“Do not anticipate trouble or worry about what may never happen. Keep in the sunlight.”
“If I don't train enough, of course I'm nervous.“
It starts with just a little tremble within. Then a pressure builds up.
A hand or foot starts to fidget. Your palms become moist and you start to feel not quite like yourself anymore.
The inner calmness you felt has flown out the window.
Nervousness is back, like an old friend you didn’t want to see.
Just in time for that date you had been looking forward to for the past week. Or the important meeting at work or your presentation in school.
So what can you do at this point?
Back down, come up with a poor excuse and cancel (as your self-esteem plummets)?
Plow through the meeting or date while being not quite your best self?
It is certainly possible. I have done both.
But an even better approach has – in my experience – been to find strategies and develop habits that help me to handle this challenge.
Here are 7 of my favorite habits for dealing with and overcoming nervousness.
1. Prepare if possible.
A bit obvious. But doing your preparation in time and not at the last minute and doing the preparation well – without trying to do it perfectly – rather than somewhat sloppily make a big difference.
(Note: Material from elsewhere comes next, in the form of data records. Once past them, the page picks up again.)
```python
_f32p = np.ctypeslib.ndpointer(np.float32, flags="C_CONTIGUOUS")
_u8p = np.ctypeslib.ndpointer(np.uint8, flags="C_CONTIGUOUS")
_i64p = np.ctypeslib.ndpointer(np.int64, flags="C_CONTIGUOUS")
# ... 565 lines not shown
        idx.h = h
        st = idx.stats()
        idx.kind, idx.metric = st["kind"], st["metric"]
        idx.d, idx.nlist = st["d"], st["nlist"]
        idx.m, idx.nbits = 0, 8
        if idx.kind == IVF_PQ:
            m, nbits = C.c_int32(), C.c_int32()
            l = lib()
            l.dg_pq_params.argtypes = [C.c_void_p, C.POINTER(C.c_int32),
                                       C.POINTER(C.c_int32)]
            _check(l.dg_pq_params(h, C.byref(m), C.byref(nbits)),
                   "dg_pq_params")
            idx.m, idx.nbits = m.value, nbits.value
        return idx

    def last_scan_fused(self):
        l = lib()
        l.dg_last_scan_fused.argtypes = [C.c_void_p]
        l.dg_last_scan_fused.restype = C.c_int
        return bool(l.dg_last_scan_fused(self.h))

    def last_scan_mfma(self):
        l = lib()
        l.dg_last_scan_mfma.argtypes = [C.c_void_p]
        l.dg_last_scan_mfma.restype = C.c_int
        return bool(l.dg_last_scan_mfma(self.h))

    def last_scan_pair(self):
        l = lib()
        l.dg_last_scan_pair.argtypes = [C.c_void_p]
        l.dg_last_scan_pair.restype = C.c_int
        return bool(l.dg_last_scan_pair(self.h))

    def stats(self):
        s = _Stats()
        _check(lib().dg_stats(self.h, C.byref(s)), "dg_stats")
        return {f[0]: getattr(s, f[0]) for f in _Stats._fields_
                if not f[0].startswith("_")}


def merge_topk(dists, ids, k, metric=L2):
    dists = np.asarray(dists)
    ids = np.asarray(ids)
    S, nq, kk = dists.shape
    cat_d = dists.transpose(1, 0, 2).reshape(nq, S * kk)
    cat_i = ids.transpose(1, 0, 2).reshape(nq, S * kk)
    key = cat_d if metric == L2 else -cat_d
    key = np.where(cat_i < 0, np.inf, key)
    order = np.lexsort((cat_i, key), axis=1)[:, :k]
    return (np.take_along_axis(cat_d, order, 1),
            np.take_along_axis(cat_i, order, 1))


def merge_topk_device(dists, ids, k, metric=L2, device=-1):
    d = np.ascontiguousarray(dists, np.float32)
    i = np.ascontiguousarray(ids, np.int64)
    if d.ndim != 3 or d.shape != i.shape:
        raise DgError(f"dists / ids must be [n_lists, nq, k_in], got "
                      f"{d.shape} and {i.shape}")
    n_lists, nq, k_in = d.shape
    od = np.empty((nq, k), np.float32)
    oi = np.empty((nq, k), np.int64)
    _check(lib().dg_merge_topk(n_lists, nq, k_in, k, metric, d, i, od, oi,
                               device), "dg_merge_topk")
    return od, oi

# ... 178 lines not shown
```

### include/dingo_gpu.h

```cpp
#ifndef DINGO_GPU_H_
#define DINGO_GPU_H_

#include <stdint.h>

#ifdef __cplusplus
extern "C" {
#endif

typedef enum dg_status {
  DG_OK = 0,
  DG_EINVAL = 1,
  DG_ENOT_TRAINED = 2,
  DG_ENOT_SUPPORT = 3,
  DG_ENOMEM = 4,
  DG_EINTERNAL = 5,
  DG_EIO = 6,
  DG_ENOGPU = 7,
  DG_EID_DUPLICATED = 8,
  DG_ENOT_FOUND = 9
} dg_status;

typedef enum dg_index_kind {
  DG_INDEX_FLAT = 0,
  DG_INDEX_IVF_FLAT = 1,
// ... 196 lines not shown
dg_status dg_sharded_search(dg_sharded* sh, int64_t nq, const float* x,
                            int32_t k, int32_t nprobe,
                            const dg_filter* filter,
                            float* out_dist ,
                            int64_t* out_ids );
dg_status dg_sharded_search_device(dg_sharded* sh, int64_t nq,
                                   const float* d_x, int32_t k,
                                   int32_t nprobe, const dg_filter* filter,
                                   float* d_out_dist, int64_t* d_out_ids);
dg_status dg_sharded_sync(dg_sharded* sh);
dg_status dg_sharded_range_search(dg_sharded* sh, int64_t nq, const float* x,
                                  float radius, const dg_filter* filter,
                                  int64_t* lims ,
                                  int64_t** out_ids, float** out_dists);
dg_status dg_sharded_stats(dg_sharded* sh, dg_stats_out* out);
int32_t dg_sharded_n_shards(dg_sharded* sh);
dg_index* dg_sharded_shard(dg_sharded* sh, int32_t i);
dg_status dg_sharded_set_storage(dg_sharded* sh, int32_t storage);
dg_status dg_sharded_set_sq_ranges(dg_sharded* sh, const float* vmin,
                                   const float* vdiff);
dg_status dg_sharded_get_sq_ranges(dg_sharded* sh, float* vmin, float* vdiff);

void dg_lock_write(dg_index* idx);
void dg_unlock_write(dg_index* idx);

dg_status dg_stats(dg_index* idx, dg_stats_out* out);
void dg_last_error(char* buf, int64_t len);
int dg_last_scan_fused(dg_index* idx);
int dg_last_scan_mfma(dg_index* idx);

int dg_last_scan_pair(dg_index* idx);
int dg_last_scan_f16(dg_index* idx);
int dg_last_scan_sq8(dg_index* idx);
int dg_device_count(void);
const char* dg_build_info(void);

#ifdef __cplusplus
}
#endif
#endif
```

Before: 171,700 queries/s.

## Fuse coarse top-nprobe selection with probe histogram via block radix select

Replaces the coarse-quantizer select_dense plus probe_unpack plus hist_probes sequence with a single per-query radix-select kernel that writes sorted probes and atomically bumps per-list counts. It also replaces the exclusive scan and two init_cursors launches with one single-block kernel that produces all offset arrays and cursors, and it switches the fused final select to a uniform-length variant so fill_base_total is no longer needed. The goal is fewer kernel launches and less pass-over-memory work in the coarse stage. Debug accessors for probes and a coarse-wave flag are added, and the graph cache key now includes the new toggle.

```diff
diff --git a/dingo-store_amd/csrc/dg_abi.cpp b/dingo-store_amd/csrc/dg_abi.cpp
--- a/dingo-store_amd/csrc/dg_abi.cpp
+++ b/dingo-store_amd/csrc/dg_abi.cpp
@@ -76,6 +76,11 @@
 
 static bool scan_mfma_enabled() {
   const char* e = getenv("DG_SCAN_MFMA");
+  return !(e && e[0] == '0' && e[1] == '\0');
+}
+
+static bool coarse_wave_enabled() {
+  const char* e = getenv("DG_COARSE_WAVE");
   return !(e && e[0] == '0' && e[1] == '\0');
 }
 
@@ -2136,53 +2141,6 @@
     uint64_t* final_tk = (uint64_t*)(probes + (size_t)nq * np);
     const uint8_t* maskp =
         ix->has_mask ? (const uint8_t*)ix->d_list_mask.p : nullptr;
-    if (is_pq && np == nlist) {
-      st = sgemm_dots(ix, dq, nq, (const float*)ix->d_centroids.p, nlist, d,
-                      (float*)ix->ws_dots.p);
-      if (st != DG_OK) {
-        return st;
-      }
-    }
-    if (np == nlist) {
-      dgk::probes_all(ix->stream, nq, np, maskp, probes);
-    } else {
-      if (np > 2048) {
-        dg_set_error("nprobe %d > 2048 (and < nlist) unsupported", np);
-        return DG_ENOT_SUPPORT;
-      }
-      st = dots(dq, nq, ix->d_centroids.p, nlist, (float*)ix->ws_dots.p);
-      if (st != DG_OK) {
-        return st;
-      }
-      const int cmode = is_bin ? 0 : metric == DG_METRIC_L2 ? 1 : 2;
-      const int32_t nseg_c = (int32_t)std::min<int64_t>(
-          16, std::max<int64_t>(1, nlist / 8192));
-      if (nseg_c > 1) {
-        dg_dbuf& seg = ix->ws_seg;
-        if ((st = dbuf_reserve(seg,
-                               (size_t)nq * nseg_c * np * 8 +
-                                   (size_t)nq * 2 * 8,
-                               ix->stream, false)) != DG_OK)
-          return st;
-        uint64_t* seg_slab = (uint64_t*)seg.p;
-        int64_t* bt_c = (int64_t*)(seg_slab + (size_t)nq * nseg_c * np);
-        dgk::select_dense(ix->stream, (const float*)ix->ws_dots.p,
-                          (const float*)ix->d_cnorms.p, nq, nlist, nlist,
-                          nseg_c, np, cmode, nullptr, 0, seg_slab,
-                          (int64_t)nseg_c * np, 0);
-        dgk::fill_base_total(ix->stream, nq, (int64_t)nseg_c * np, bt_c,
-                             bt_c + nq);
-        dgk::select_u64(ix->stream, seg_slab, bt_c, bt_c + nq, nq, np,
-                        coarse_tk, np);
-      } else {
-        dgk::select_dense(ix->stream, (const float*)ix->ws_dots.p,
-                          (const float*)ix->d_cnorms.p, nq, nlist, nlist, 1,
-                          np, cmode, nullptr, 0, coarse_tk, np, 0);
-      }
-      dgk::probe_unpack(ix->stream, coarse_tk, nq, np, maskp, probes);
-    }
-    if (!ix->capturing) (void)hipEventRecord(ix->ev[1], ix->stream);
-
     size_t inv_bytes = (size_t)nlist * 4 * 3 + ((size_t)nlist + 1) * 12 +
                        (size_t)nq * np * 8 * 2 + ((size_t)nq + 1) * 8 * 2 +
                        (size_t)nq * np * 8 + 64;
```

You’ll feel more sure of yourself and relaxed about what you are about to do.
- If you have an important meeting, do your homework so you know what will or may come up in the meeting.
- If you have a date, perhaps try to think of 2-3 interesting topics/questions to bring up in case the conversational flow hits a stop.
- If you have a job interview, think about what they may ask you and figure out some good answers.
2. Ask yourself: what is the worst that could realistically happen?
This question has helped me many times to calm down and to stop building a mountain out of a molehill.
Because the worst that happened when I was dating was that I had a somewhat awkward date with someone I did not have a good chemistry with.
It didn't lead a second date and sometimes I felt bad for day or two. And that was pretty much it.
But the sky didn't fall because it is was a bad date. I got up the next morning again and had often learned something good from it.
3. Visualize in a positive way.
It is so easy to get stuck in the usual and habitual negative visualizations in your mind of how a situation will go. And so you get nervous.